BEML sees opportunity as China's mining companies hit a rock

Launches a number of high capacity machines

November 08, 2011 01:28 am | Updated November 28, 2021 08:58 pm IST - TIANJIN:

BEML machines on display at the 13th China Mining Congress & Expo in Tianjin, China. Photo: PTI

BEML machines on display at the 13th China Mining Congress & Expo in Tianjin, China. Photo: PTI

As China's mines grow deeper and leaner because of the urbanisation-fuelled rapid exploitation of resources, the country's mining industry is facing an increasingly difficult technological challenge to reach mineral reserves at greater depths, analysts say.

Indian heavy equipment manufacturer BEML said this week it hoped to help China's mining industry fill that gap, launching for the first time a number of high capacity machines, including dozers and dumpers, tailored to the domestic market.

The company unveiled its products in China for the first time on Sunday, during the country's national mining congress which opened in this port city. “With the increase in mining activity in China, there is a need to deploy higher capacity machines,” said C. N. Durgesh, BEML's Director (Mining and Construction) and board member. “In China, there is an increased demand for minerals. BEML offers a cost-effective solution to China's needs.”

S. Vijay Kumar, Secretary, Ministry of Mines, said BEML's launch in China was “a great opportunity” and part of “a larger framework of closer cooperation in mining and mining-technology related subjects with China.” “Both India and China are growing economies with increasing use of raw materials,” he said.

“This requires both countries to do more and more surveys, more and more exploration, more and more mining.”

China's Vice Minister of Land and Resources Wang Min visited BEML's display at the mining congress, and told Mr. Vijay Kumar in talks that he had personally supported the company's entry into the China market, including helping with the often elaborate registration and clearance processes for heavy equipment.

Mr. Vijay Kumar said they had both agreed that there was scope for collaborating on survey and mapping, and he had suggested pelletisation as an area where Chinese technological knowhow could help India.

Mineral exploitation

“But we also said we welcome Chinese investments in India, particularly in mining equipment technologies,” he said. “We do realise it is a two-way process.”

At the mining congress, a number of Chinese analysts expressed concern that the rapid exploitation of mineral resources had enabled recent fast growth of the country's mining industry, but had left long-term challenges. In the first three quarters of this year alone, China has invested 2.6 trillion yuan ($410 billion) in the mining industry, a 28 per cent year-on-year increase. You Hua Jian of the China Land Resources Economic Institute said inadequate investment in research and development was a major barrier to exploiting the country's huge idle reserves.

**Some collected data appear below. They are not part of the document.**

__global__ void __launch_bounds__(kK2Block) k2_kernel(const DevDFA* __restrict__ dfas, K2Args A) {
  extern __shared__ __attribute__((aligned(16))) uint8_t smem[];
  k2_run<false>(dfas, A, A.entries, *A.nentries, A.claim, smem);
}
__global__ void __launch_bounds__(kK2Block) __attribute__((amdgpu_waves_per_eu(1, 2)))
k2_kernel_rich(const DevDFA* __restrict__ dfas, K2Args A) {
  extern __shared__ __attribute__((aligned(16))) uint8_t smem[];
  k2_run<false, true>(dfas, A, A.entries, *A.nentries, A.claim, smem);
}

__global__ void __launch_bounds__(kBlock) k2_dense_kernel(const DevDFA* __restrict__ dfas, K2Args A) {
  extern __shared__ __attribute__((aligned(16))) uint8_t smem[];
  k2_run<true>(dfas, A, A.dentries, *A.ndentries, A.claim + 1, smem);
}

template <class T>
static int upload_vec(const std::vector<T>& v, const T** dst, std::vector<void*>* allocs) {
  void* p = nullptr;
  const size_t bytes = (std::max<size_t>(v.size() * sizeof(T), 16) + 15) & ~(size_t)15;
  HIP_TRY(hipMalloc(&p, bytes));
  HIP_TRY(hipMemset(p, 0, bytes));
  if (!v.empty()) HIP_TRY(hipMemcpy(p, v.data(), v.size() * sizeof(T), hipMemcpyHostToDevice));
  allocs->push_back(p);
  *dst = (const T*)p;
  return TSG_OK;
}

static uint32_t align16(uint32_t x) { return (x + 15) & ~15u; }

static int make_device_dfa(const DFA& dd, const std::vector<uint32_t>& rules, DevDFA* out,
                           std::vector<void*>* allocs) {
  if (dd.nstates >= 0x8000) return fail(TSG_ERR_INTERNAL, "DFA too large for u16 tables");
  out->nrules = (uint32_t)rules.size();
  DFA padded;
  const DFA* dp = &dd;
  if (dd.nclasses < 2) {
    padded = dd;
    padded.nclasses = 2;
    padded.next.clear();
    padded.acc.clear();
    for (int st = 0; st < dd.nstates; st++)
      for (int c = 0; c < 2; c++) {
        padded.next.push_back(dd.next[st]);
        padded.acc.push_back(dd.acc[st]);
      }
    dp = &padded;
  }
  const DFA& d = *dp;
  const size_t nc = d.nclasses;
  std::vector<uint16_t> tab((size_t)d.nstates * nc), acc(tab.size()), accs(d.nstates, 0);
  bool state_acc = true;
  if ((size_t)(d.nstates - 1) * nc >= 0x8000) return fail(TSG_ERR_INTERNAL, "DFA rows do not fit 15 bits");
  for (int s = 0; s < d.nstates; s++) {
    uint32_t a0 = d.acc[(size_t)s * nc];
    for (size_t c = 0; c < nc; c++) {
      size_t i = (size_t)s * nc + c;
      if (d.acc[i] > 0xFFFF) return fail(TSG_ERR_INTERNAL, "too many accept masks");
      tab[i] = (uint16_t)((d.next[i] * nc) | (d.acc[i] ? 0x8000u : 0u));
      acc[i] = (uint16_t)d.acc[i];
      if (d.acc[i] != a0) state_acc = false;
    }
    accs[s] = (uint16_t)a0;
  }
  std::vector<uint16_t> eot(d.nstates), ni(d.nstates);
  for (int s = 0; s < d.nstates; s++) {
    eot[s] = (uint16_t)d.eot_acc[s];
    ni[s] = (uint16_t)(d.to_noinject[s] * nc);
  }
  std::vector<uint8_t> dead(d.nstates);
  for (int s = 0; s < d.nstates; s++)
    dead[s] = (d.dead[s] ? 1 : 0) | ((size_t)s < d.immortal.size() && d.immortal[s] ? 2 : 0);
  std::vector<uint64_t> masks;
  for (const auto& m : d.masks) masks.insert(masks.end(), m.begin(), m.end());
  std::vector<uint8_t> cls(d.cls, d.cls + 256);
  std::vector<uint16_t> tabp = tab;
  if (tabp.size() & 1) tabp.push_back(0);
  DevDFA& v = *out;
  int rc;
  if ((rc = upload_vec(tabp, &v.tab, allocs))) return rc;
  if ((rc = upload_vec(acc, &v.acc, allocs))) return rc;
  if ((rc = upload_vec(accs, &v.acc_state, allocs))) return rc;
  if ((rc = upload_vec(eot, &v.eot, allocs))) return rc;
  if ((rc = upload_vec(ni, &v.to_ni, allocs))) return rc;
  if ((rc = upload_vec(dead, &v.dead, allocs))) return rc;
  if ((rc = upload_vec(masks, &v.masks, allocs))) return rc;
  if ((rc = upload_vec(cls, &v.cls, allocs))) return rc;
  if ((rc = upload_vec(rules, &v.rules, allocs))) return rc;
  v.nc = (uint32_t)nc;
  v.ns = (uint32_t)d.nstates;
  v.mw = (uint32_t)d.mask_words;
  v.nmasks = (uint32_t)d.masks.size();
  for (int k = 0; k < 4; k++) v.start[k] = d.start[k] * (uint32_t)nc;
  v.inv_nc = (uint32_t)((0x100000000ull + nc - 1) / nc);
  uint32_t o = align16((uint32_t)(tab.size() * 2));
  v.o_cls = o;
  o += 256;
  v.o_dead = o;
  o += align16((uint32_t)d.nstates);
  v.o_accs = o;
  v.o_masks = o;
  v.state_acc = 0;
  const uint32_t acc_bytes = align16(d.nstates * 2) + align16((uint32_t)masks.size() * 8);
  if (state_acc && o + acc_bytes + 16 * 1024 <= 150 * 1024) {
    v.state_acc = 1;
    v.o_masks = o + align16(d.nstates * 2);
    o += acc_bytes;
  }
  v.lds_bytes = o + 16;
  if (v.lds_bytes > 160 * 1024) return fail(TSG_ERR_INTERNAL, "DFA tables exceed LDS");
  return TSG_OK;
}

struct K1Host {
  std::vector<uint16_t> tab, accs;
  std::vector<uint32_t> masks;
  std::vector<uint32_t> order;
  uint32_t stride = 0;
  uint32_t unit = 1;
};

static int k1_lds_class(size_t tab_bytes) {
  for (int k = 0; k < 3; k++)
    if (tab_bytes + kK1RepBytes <= (size_t)kK1Lds[k] * 1024) return 2 * k + 1;
  return tab_bytes + 1024 <= (size_t)kK1Lds[2] * 1024 ? 2 * 2 : 2 * 3;
}

static bool k1_packed_fits(size_t ns, size_t rs) { return ns * rs * 2 <= 65536; }

static size_t k1_stride(size_t nc, size_t ns) {
  size_t rs = nc;
  while (rs % 4 != 2) rs++;
  auto tab = [&](size_t r) { return (ns * r + (ns * r & 1)) * 2; };
  if (k1_packed_fits(ns, nc)) return k1_packed_fits(ns, rs) ? rs : nc;
  if ((ns - 1) * rs > 0xFFFF || k1_lds_class(tab(rs)) != k1_lds_class(tab(nc))) return nc;
  return rs;
}

static int k1_tables(const Plan& p, const std::vector<uint8_t>& quiet, K1Host* h, uint32_t* start_row,
                     uint32_t* acc_row) {
  const DFA& d = *p.kw_dfa;
  const size_t nc = d.nclasses, ns = d.nstates;
  const size_t rs = k1_stride(nc, ns);
  h->stride = (uint32_t)rs;
  h->unit = k1_packed_fits(ns, rs) ? 2 : 1;
  const size_t row = rs * h->unit;
  if ((ns - 1) * row > 0xFFFF) return fail(TSG_ERR_INTERNAL, "keyword automaton too large for 16-bit rows");
  std::vector<uint32_t> newid(ns);
  h->order.clear();
  for (int pass = 0; pass < 2; pass++)
// ... 558 lines not shown
      HIP_TRY(hipFuncSetAttribute((const void*)items_emit_kernel, hipFuncAttributeMaxDynamicSharedMemorySize, (int)emit_lds));
      HIP_TRY(hipFuncSetAttribute((const void*)items_count_kernel, hipFuncAttributeMaxDynamicSharedMemorySize, (int)emit_lds));
    }
  }
  if (r->max_lds > 64 * 1024) {
    HIP_TRY(hipFuncSetAttribute((const void*)k2_kernel, hipFuncAttributeMaxDynamicSharedMemorySize, (int)r->max_lds));
    HIP_TRY(hipFuncSetAttribute((const void*)k2_kernel_rich, hipFuncAttributeMaxDynamicSharedMemorySize, (int)r->max_lds));
    HIP_TRY(hipFuncSetAttribute((const void*)k2_dense_kernel, hipFuncAttributeMaxDynamicSharedMemorySize,
                                (int)r->max_lds));
  }
  const uint32_t* cg = nullptr;
  if ((rc = upload_vec(gmask, &cg, &r->tables))) return rc;
  r->d_gmask = (uint32_t*)cg;
  if ((rc = upload_vec(galways, &cg, &r->tables))) return rc;
  r->d_galways = (uint32_t*)cg;
  if ((rc = upload_vec(gevents, &cg, &r->tables))) return rc;
  r->d_gevents = (uint32_t*)cg;
  if ((rc = upload_vec(r->gback, &cg, &r->tables))) return rc;
  r->d_gback = (uint32_t*)cg;
  const unsigned long long* cb = nullptr;
  if ((rc = upload_vec(gofbit, &cb, &r->tables))) return rc;
  {
    const uint32_t nkw = (uint32_t)p.kw_words * 32;
    std::vector<unsigned long long> kwg((size_t)nkw * r->GW, 0), galw(r->GW, 0);
    for (uint32_t g = 0; g < G; g++) {
      for (uint32_t k = 0; k < nkw; k++)
        if ((gmask[(size_t)g * p.kw_words + k / 32] >> (k % 32)) & 1) kwg[(size_t)k * r->GW + g / 64] |= 1ull << (g % 64);
      if (galways[g]) galw[g / 64] |= 1ull << (g % 64);
    }
    const unsigned long long* c64 = nullptr;
    if ((rc = upload_vec(kwg, &c64, &r->tables))) return rc;
    r->d_kwg = (unsigned long long*)c64;
    if ((rc = upload_vec(galw, &c64, &r->tables))) return rc;
    r->d_galw = (unsigned long long*)c64;
  }
  r->h_galways = galways;
  r->h_gevents = gevents;
  r->h_gofbit = gofbit;
  r->d_gofbit = (unsigned long long*)cb;
  const DevDFA* cd = nullptr;
  if ((rc = upload_vec(r->groups, &cd, &r->tables))) return rc;
  r->d_groups = (DevDFA*)cd;
  hipDeviceProp_t prop;
  HIP_TRY(hipGetDeviceProperties(&prop, device));
  r->cus = prop.multiProcessorCount;
  r->grid = prop.multiProcessorCount * 8;
  HIP_TRY(hipEventCreateWithFlags(&r->kernels_done, hipEventDisableTiming | hipEventReleaseToDevice));
  int occ = 0;
  HIP_TRY(hipOccupancyMaxActiveBlocksPerMultiprocessor(&occ, (const void*)k2_kernel, kK2Block, r->max_lds));
  r->k2_grid = r->cus * std::max(occ, 1);
  {
    int occ_rich = 0;
    HIP_TRY(hipOccupancyMaxActiveBlocksPerMultiprocessor(&occ_rich, (const void*)k2_kernel_rich, kK2Block, r->max_lds));
    r->k2_rich = occ_rich >= 1 && occ_rich >= occ;
  }
  HIP_TRY(hipOccupancyMaxActiveBlocksPerMultiprocessor(&occ, (const void*)k2_dense_kernel, kBlock, r->max_lds));
  r->k2_dense_grid = r->cus * std::max(occ, 1);
  *out = r.release();
  return TSG_OK;
}

void device_rules_destroy(DeviceRules* d) { delete d; }

std::shared_ptr<const std::vector<uint8_t>> device_rules_kw_unknown(const DeviceRules* d) { return d->kw_unknown; }
uint32_t device_rules_hot_states(const DeviceRules* d) { return d->hot_states; }
bool device_rules_k1_filter(const DeviceRules* d) { return d->use_k1f; }
bool device_rules_k2_rich(const DeviceRules* d) { return d->k2_rich; }

int lane_create(DeviceRules* d, LaneState** out) {
  HIP_TRY(hipSetDevice(d->device));
  auto l = std::make_unique<LaneState>();
  l->d = d;
  HIP_TRY(hipStreamCreateWithFlags(&l->st, hipStreamNonBlocking));
  const uint32_t G = std::max<uint32_t>(1, (uint32_t)d->groups.size());
  HIP_TRY(hipMalloc((void**)&l->counts, sizeof(uint32_t) * kCounts));
  HIP_TRY(hipMalloc((void**)&l->gcount, sizeof(uint32_t) * G));
  HIP_TRY(hipMalloc((void**)&l->bcount, sizeof(uint32_t) * G * (size_t)d->grid));
  HIP_TRY(hipMalloc((void**)&l->cursor, sizeof(uint32_t) * G));
  HIP_TRY(hipMalloc((void**)&l->gskip, G));
  *out = l.release();
  return TSG_OK;
}

void lane_destroy(LaneState* l) { delete l; }
hipStream_t lane_stream(LaneState* l) { return l->st; }

static size_t al256(size_t x) { return (x + 255) & ~(size_t)255; }

void host_out_free(HostOut* o) {
  void* ps[] = {o->blk, o->cand};
  for (void* p : ps)
    if (p) (void)hipHostFree(p);
  for (auto& e : o->ev)
    if (e) (void)hipEventDestroy(e);
  *o = HostOut{};
}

Despite the demand for high capacity equipment, BEML is likely to face challenges in the competitive China market, both from newly-emerging domestic players and long-established foreign companies in the sector like Caterpillar and Japan's Komatsu. But Indian officials said its entry, to begin with, was a point of some satisfaction, particularly against the backdrop of a rising trade deficit with China — on track to exceed last year's record $20 billion figure — and a persisting failure to diversify exports beyond raw materials such as iron ore.

“One of our challenges is to bring into China value-added products to raise the level of our exports,” Indian Ambassador to China S. Jaishankar said. “And this is not always easy.”